Activity: Give the data again, word for word.

Given records:
★ ★ ★ ★

# clysto/tinyimgcodec

Hardware: AMD Instinct MI355X
Metric: Mpixels/s encode (DCT+quant kernel) (higher is better)
Workload: dtype f32+f64

## Files before the change

tinyimgcodec_amd/csrc/tic_kernels.hip:

```cpp
#include <hip/hip_runtime.h>
#include <hip/hip_ext.h>
#include <stdint.h>
#include <stdlib.h>
#include <string.h>
#include <type_traits>

#include "tic_hooks.h"
#include "tic_kernels.h"
#include "tic_math.h"

namespace tic {

#define TIC_DPP_QP_XOR1 0xB1
#define TIC_DPP_QP_XOR2 0x4E
#define TIC_DPP_ROW_SHL4 0x104
#define TIC_DPP_ROW_SHR4 0x114

__device__ __forceinline__ uint32_t perm_b32(uint32_t hi_src, uint32_t lo_src, uint32_t sel) {
    return __builtin_amdgcn_perm(hi_src, lo_src, sel);
}

__device__ __forceinline__ void transpose8x8_bytes(uint32_t &lo, uint32_t &hi, int i) {
    uint32_t nhi = (uint32_t)__builtin_amdgcn_update_dpp((int)hi, (int)lo, TIC_DPP_ROW_SHL4, 0xf, 0x5, false);
    uint32_t nlo = (uint32_t)__builtin_amdgcn_update_dpp((int)lo, (int)hi, TIC_DPP_ROW_SHR4, 0xf, 0xa, false);
    lo = nlo;
    hi = nhi;
    uint32_t selB = (i & 2) ? 0x03020706u : 0x05040100u;
    uint32_t plo = (uint32_t)__builtin_amdgcn_mov_dpp((int)lo, TIC_DPP_QP_XOR2, 0xf, 0xf, true);
    uint32_t phi = (uint32_t)__builtin_amdgcn_mov_dpp((int)hi, TIC_DPP_QP_XOR2, 0xf, 0xf, true);
    lo = perm_b32(plo, lo, selB);
    hi = perm_b32(phi, hi, selB);
    uint32_t selC = (i & 1) ? 0x03070105u : 0x06020400u;
    plo = (uint32_t)__builtin_amdgcn_mov_dpp((int)lo, TIC_DPP_QP_XOR1, 0xf, 0xf, true);
    phi = (uint32_t)__builtin_amdgcn_mov_dpp((int)hi, TIC_DPP_QP_XOR1, 0xf, 0xf, true);
    lo = perm_b32(plo, lo, selC);
    hi = perm_b32(phi, hi, selC);
}

__device__ __forceinline__ void transpose8x8_bytes_shfl(uint32_t &lo, uint32_t &hi, int i) {
    uint32_t row[2] = {lo, hi};
    uint32_t col_lo = 0, col_hi = 0;
    int base = (threadIdx.x & 63) & ~7;
    for (int r = 0; r < 8; r++) {
        uint32_t l = __shfl(row[0], base + r, 64), h = __shfl(row[1], base + r, 64);
        uint32_t w = (i < 4) ? l : h;
        uint32_t byte = (w >> (8 * (i & 3))) & 0xffu;
        if (r < 4)
            col_lo |= byte << (8 * r);
        else
            col_hi |= byte << (8 * (r - 4));
    }
    lo = col_lo;
    hi = col_hi;
}

__device__ __forceinline__ void wave_lds_fence() {
    __builtin_amdgcn_fence(__ATOMIC_RELEASE, "wavefront");
    __builtin_amdgcn_wave_barrier();
    __builtin_amdgcn_fence(__ATOMIC_ACQUIRE, "wavefront");
}

__device__ __forceinline__ int reflect_index(int i, int n) {
    if (i < n) return i;
    if (n >= 8) return 2 * (n - 1) - i;
    if (n == 1) return 0;
    int p = 2 * (n - 1), j = i;
    while (j >= p) j -= p;
    return j < n ? j : p - j;
}

constexpr int kWavesPerWG = 4;
constexpr int kLdsStrideDw = 68;
constexpr int kZzStrideB = 144;
constexpr int kLdsWaveBytes = 8 * kLdsStrideDw * 4;

struct Strip {
    int by, bx;
    bool valid;
    size_t oblk;
};

__device__ __forceinline__ void load_block_row(const uint8_t *__restrict__ img, int h, int w, long stride, bool aligned8,
                                               const Strip &s, int i, uint32_t &lo, uint32_t &hi) {
    lo = 0;
    hi = 0;
    if (!s.valid) return;
    int y = reflect_index(s.by * 8 + i, h);
    int x0 = s.bx * 8;
    const uint8_t *p = img + (long)y * stride + x0;
    if (aligned8 && x0 + 8 <= w) {
        uint2 v = *reinterpret_cast<const uint2 *>(p);
        lo = v.x;
        hi = v.y;
    } else {
        const uint8_t *rowp = img + (long)y * stride;
#pragma unroll
        for (int k = 0; k < 8; k++) {
            uint32_t b = rowp[reflect_index(x0 + k, w)];
            if (k < 4)
                lo |= b << (8 * k);
            else
                hi |= b << (8 * (k - 4));
        }
    }
}

__device__ __forceinline__ void transpose8x8_dwords(uint32_t *lds, int b, int i, uint32_t v[8]) {
    uint32_t *blk = lds + b * kLdsStrideDw;
#pragma unroll
    for (int u = 0; u < 8; u++) blk[u * 8 + i] = v[u];
    wave_lds_fence();
    const uint4 *rp = reinterpret_cast<const uint4 *>(blk + i * 8);
    uint4 a = rp[0], c = rp[1];
    v[0] = a.x; v[1] = a.y; v[2] = a.z; v[3] = a.w;
    v[4] = c.x; v[5] = c.y; v[6] = c.z; v[7] = c.w;
    wave_lds_fence();
}

__device__ __forceinline__ void exact_block(uint32_t colLo, uint32_t colHi, uint32_t *lds, int b, int i,
                                         const DctqConsts *__restrict__ C, int q[8]) {
    double c[8];
#pragma unroll
    for (int r = 0; r < 4; r++) {
        c[r] = (double)((int)((colLo >> (8 * r)) & 0xffu) - 128);
        c[r + 4] = (double)((int)((colHi >> (8 * r)) & 0xffu) - 128);
    }
    dct8_exact(c[0], c[1], c[2], c[3], c[4], c[5], c[6], c[7]);
    uint32_t w[8];
#pragma unroll
    for (int k = 0; k < 8; k++) w[k] = (uint32_t)__double2loint(c[k]);
    transpose8x8_dwords(lds, b, i, w);
    uint32_t wh[8];
#pragma unroll
    for (int k = 0; k < 8; k++) wh[k] = (uint32_t)__double2hiint(c[k]);
    transpose8x8_dwords(lds, b, i, wh);
#pragma unroll
    for (int k = 0; k < 8; k++) c[k] = __hiloint2double((int)wh[k], (int)w[k]);
    dct8_exact(c[0], c[1], c[2], c[3], c[4], c[5], c[6], c[7]);
    const double *div = C->div + i * 8;
#pragma unroll
    for (int v = 0; v < 8; v++) {
        q[v] = (int)rint(c[v] / div[v]);
        __builtin_amdgcn_sched_barrier(0);
    }
}
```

★ ★ ★ ★

Task solution:
# clysto/tinyimgcodec

Hardware: AMD Instinct MI355X
Metric: Mpixels/s encode (DCT+quant kernel) (higher is better)
Workload: dtype f32+f64

## Files before the change

tinyimgcodec_amd/csrc/tic_kernels.hip:

```cpp
#include <hip/hip_runtime.h>
#include <hip/hip_ext.h>
#include <stdint.h>
#include <stdlib.h>
#include <string.h>
#include <type_traits>

#include "tic_hooks.h"
#include "tic_kernels.h"
#include "tic_math.h"

namespace tic {

#define TIC_DPP_QP_XOR1 0xB1
#define TIC_DPP_QP_XOR2 0x4E
#define TIC_DPP_ROW_SHL4 0x104
#define TIC_DPP_ROW_SHR4 0x114

__device__ __forceinline__ uint32_t perm_b32(uint32_t hi_src, uint32_t lo_src, uint32_t sel) {
    return __builtin_amdgcn_perm(hi_src, lo_src, sel);
}

__device__ __forceinline__ void transpose8x8_bytes(uint32_t &lo, uint32_t &hi, int i) {
    uint32_t nhi = (uint32_t)__builtin_amdgcn_update_dpp((int)hi, (int)lo, TIC_DPP_ROW_SHL4, 0xf, 0x5, false);
    uint32_t nlo = (uint32_t)__builtin_amdgcn_update_dpp((int)lo, (int)hi, TIC_DPP_ROW_SHR4, 0xf, 0xa, false);
    lo = nlo;
    hi = nhi;
    uint32_t selB = (i & 2) ? 0x03020706u : 0x05040100u;
    uint32_t plo = (uint32_t)__builtin_amdgcn_mov_dpp((int)lo, TIC_DPP_QP_XOR2, 0xf, 0xf, true);
    uint32_t phi = (uint32_t)__builtin_amdgcn_mov_dpp((int)hi, TIC_DPP_QP_XOR2, 0xf, 0xf, true);
    lo = perm_b32(plo, lo, selB);
    hi = perm_b32(phi, hi, selB);
    uint32_t selC = (i & 1) ? 0x03070105u : 0x06020400u;
    plo = (uint32_t)__builtin_amdgcn_mov_dpp((int)lo, TIC_DPP_QP_XOR1, 0xf, 0xf, true);
    phi = (uint32_t)__builtin_amdgcn_mov_dpp((int)hi, TIC_DPP_QP_XOR1, 0xf, 0xf, true);
    lo = perm_b32(plo, lo, selC);
    hi = perm_b32(phi, hi, selC);
}

__device__ __forceinline__ void transpose8x8_bytes_shfl(uint32_t &lo, uint32_t &hi, int i) {
    uint32_t row[2] = {lo, hi};
    uint32_t col_lo = 0, col_hi = 0;
    int base = (threadIdx.x & 63) & ~7;
    for (int r = 0; r < 8; r++) {
        uint32_t l = __shfl(row[0], base + r, 64), h = __shfl(row[1], base + r, 64);
        uint32_t w = (i < 4) ? l : h;
        uint32_t byte = (w >> (8 * (i & 3))) & 0xffu;
        if (r < 4)
            col_lo |= byte << (8 * r);
        else
            col_hi |= byte << (8 * (r - 4));
    }
    lo = col_lo;
    hi = col_hi;
}

__device__ __forceinline__ void wave_lds_fence() {
    __builtin_amdgcn_fence(__ATOMIC_RELEASE, "wavefront");
    __builtin_amdgcn_wave_barrier();
    __builtin_amdgcn_fence(__ATOMIC_ACQUIRE, "wavefront");
}

__device__ __forceinline__ int reflect_index(int i, int n) {
    if (i < n) return i;
    if (n >= 8) return 2 * (n - 1) - i;
    if (n == 1) return 0;
    int p = 2 * (n - 1), j = i;
    while (j >= p) j -= p;
    return j < n ? j : p - j;
}

constexpr int kWavesPerWG = 4;
constexpr int kLdsStrideDw = 68;
constexpr int kZzStrideB = 144;
constexpr int kLdsWaveBytes = 8 * kLdsStrideDw * 4;

struct Strip {
    int by, bx;
    bool valid;
    size_t oblk;
};

__device__ __forceinline__ void load_block_row(const uint8_t *__restrict__ img, int h, int w, long stride, bool aligned8,
                                               const Strip &s, int i, uint32_t &lo, uint32_t &hi) {
    lo = 0;
    hi = 0;
    if (!s.valid) return;
    int y = reflect_index(s.by * 8 + i, h);
    int x0 = s.bx * 8;
    const uint8_t *p = img + (long)y * stride + x0;
    if (aligned8 && x0 + 8 <= w) {
        uint2 v = *reinterpret_cast<const uint2 *>(p);
        lo = v.x;
        hi = v.y;
    } else {
        const uint8_t *rowp = img + (long)y * stride;
#pragma unroll
        for (int k = 0; k < 8; k++) {
            uint32_t b = rowp[reflect_index(x0 + k, w)];
            if (k < 4)
                lo |= b << (8 * k);
            else
                hi |= b << (8 * (k - 4));
        }
    }
}

__device__ __forceinline__ void transpose8x8_dwords(uint32_t *lds, int b, int i, uint32_t v[8]) {
    uint32_t *blk = lds + b * kLdsStrideDw;
#pragma unroll
    for (int u = 0; u < 8; u++) blk[u * 8 + i] = v[u];
    wave_lds_fence();
    const uint4 *rp = reinterpret_cast<const uint4 *>(blk + i * 8);
    uint4 a = rp[0], c = rp[1];
    v[0] = a.x; v[1] = a.y; v[2] = a.z; v[3] = a.w;
    v[4] = c.x; v[5] = c.y; v[6] = c.z; v[7] = c.w;
    wave_lds_fence();
}

__device__ __forceinline__ void exact_block(uint32_t colLo, uint32_t colHi, uint32_t *lds, int b, int i,
                                         const DctqConsts *__restrict__ C, int q[8]) {
    double c[8];
#pragma unroll
    for (int r = 0; r < 4; r++) {
        c[r] = (double)((int)((colLo >> (8 * r)) & 0xffu) - 128);
        c[r + 4] = (double)((int)((colHi >> (8 * r)) & 0xffu) - 128);
    }
    dct8_exact(c[0], c[1], c[2], c[3], c[4], c[5], c[6], c[7]);
    uint32_t w[8];
#pragma unroll
    for (int k = 0; k < 8; k++) w[k] = (uint32_t)__double2loint(c[k]);
    transpose8x8_dwords(lds, b, i, w);
    uint32_t wh[8];
#pragma unroll
    for (int k = 0; k < 8; k++) wh[k] = (uint32_t)__double2hiint(c[k]);
    transpose8x8_dwords(lds, b, i, wh);
#pragma unroll
    for (int k = 0; k < 8; k++) c[k] = __hiloint2double((int)wh[k], (int)w[k]);
    dct8_exact(c[0], c[1], c[2], c[3], c[4], c[5], c[6], c[7]);
    const double *div = C->div + i * 8;
#pragma unroll
    for (int v = 0; v < 8; v++) {
        q[v] = (int)rint(c[v] / div[v]);
        __builtin_amdgcn_sched_barrier(0);
    }
}
```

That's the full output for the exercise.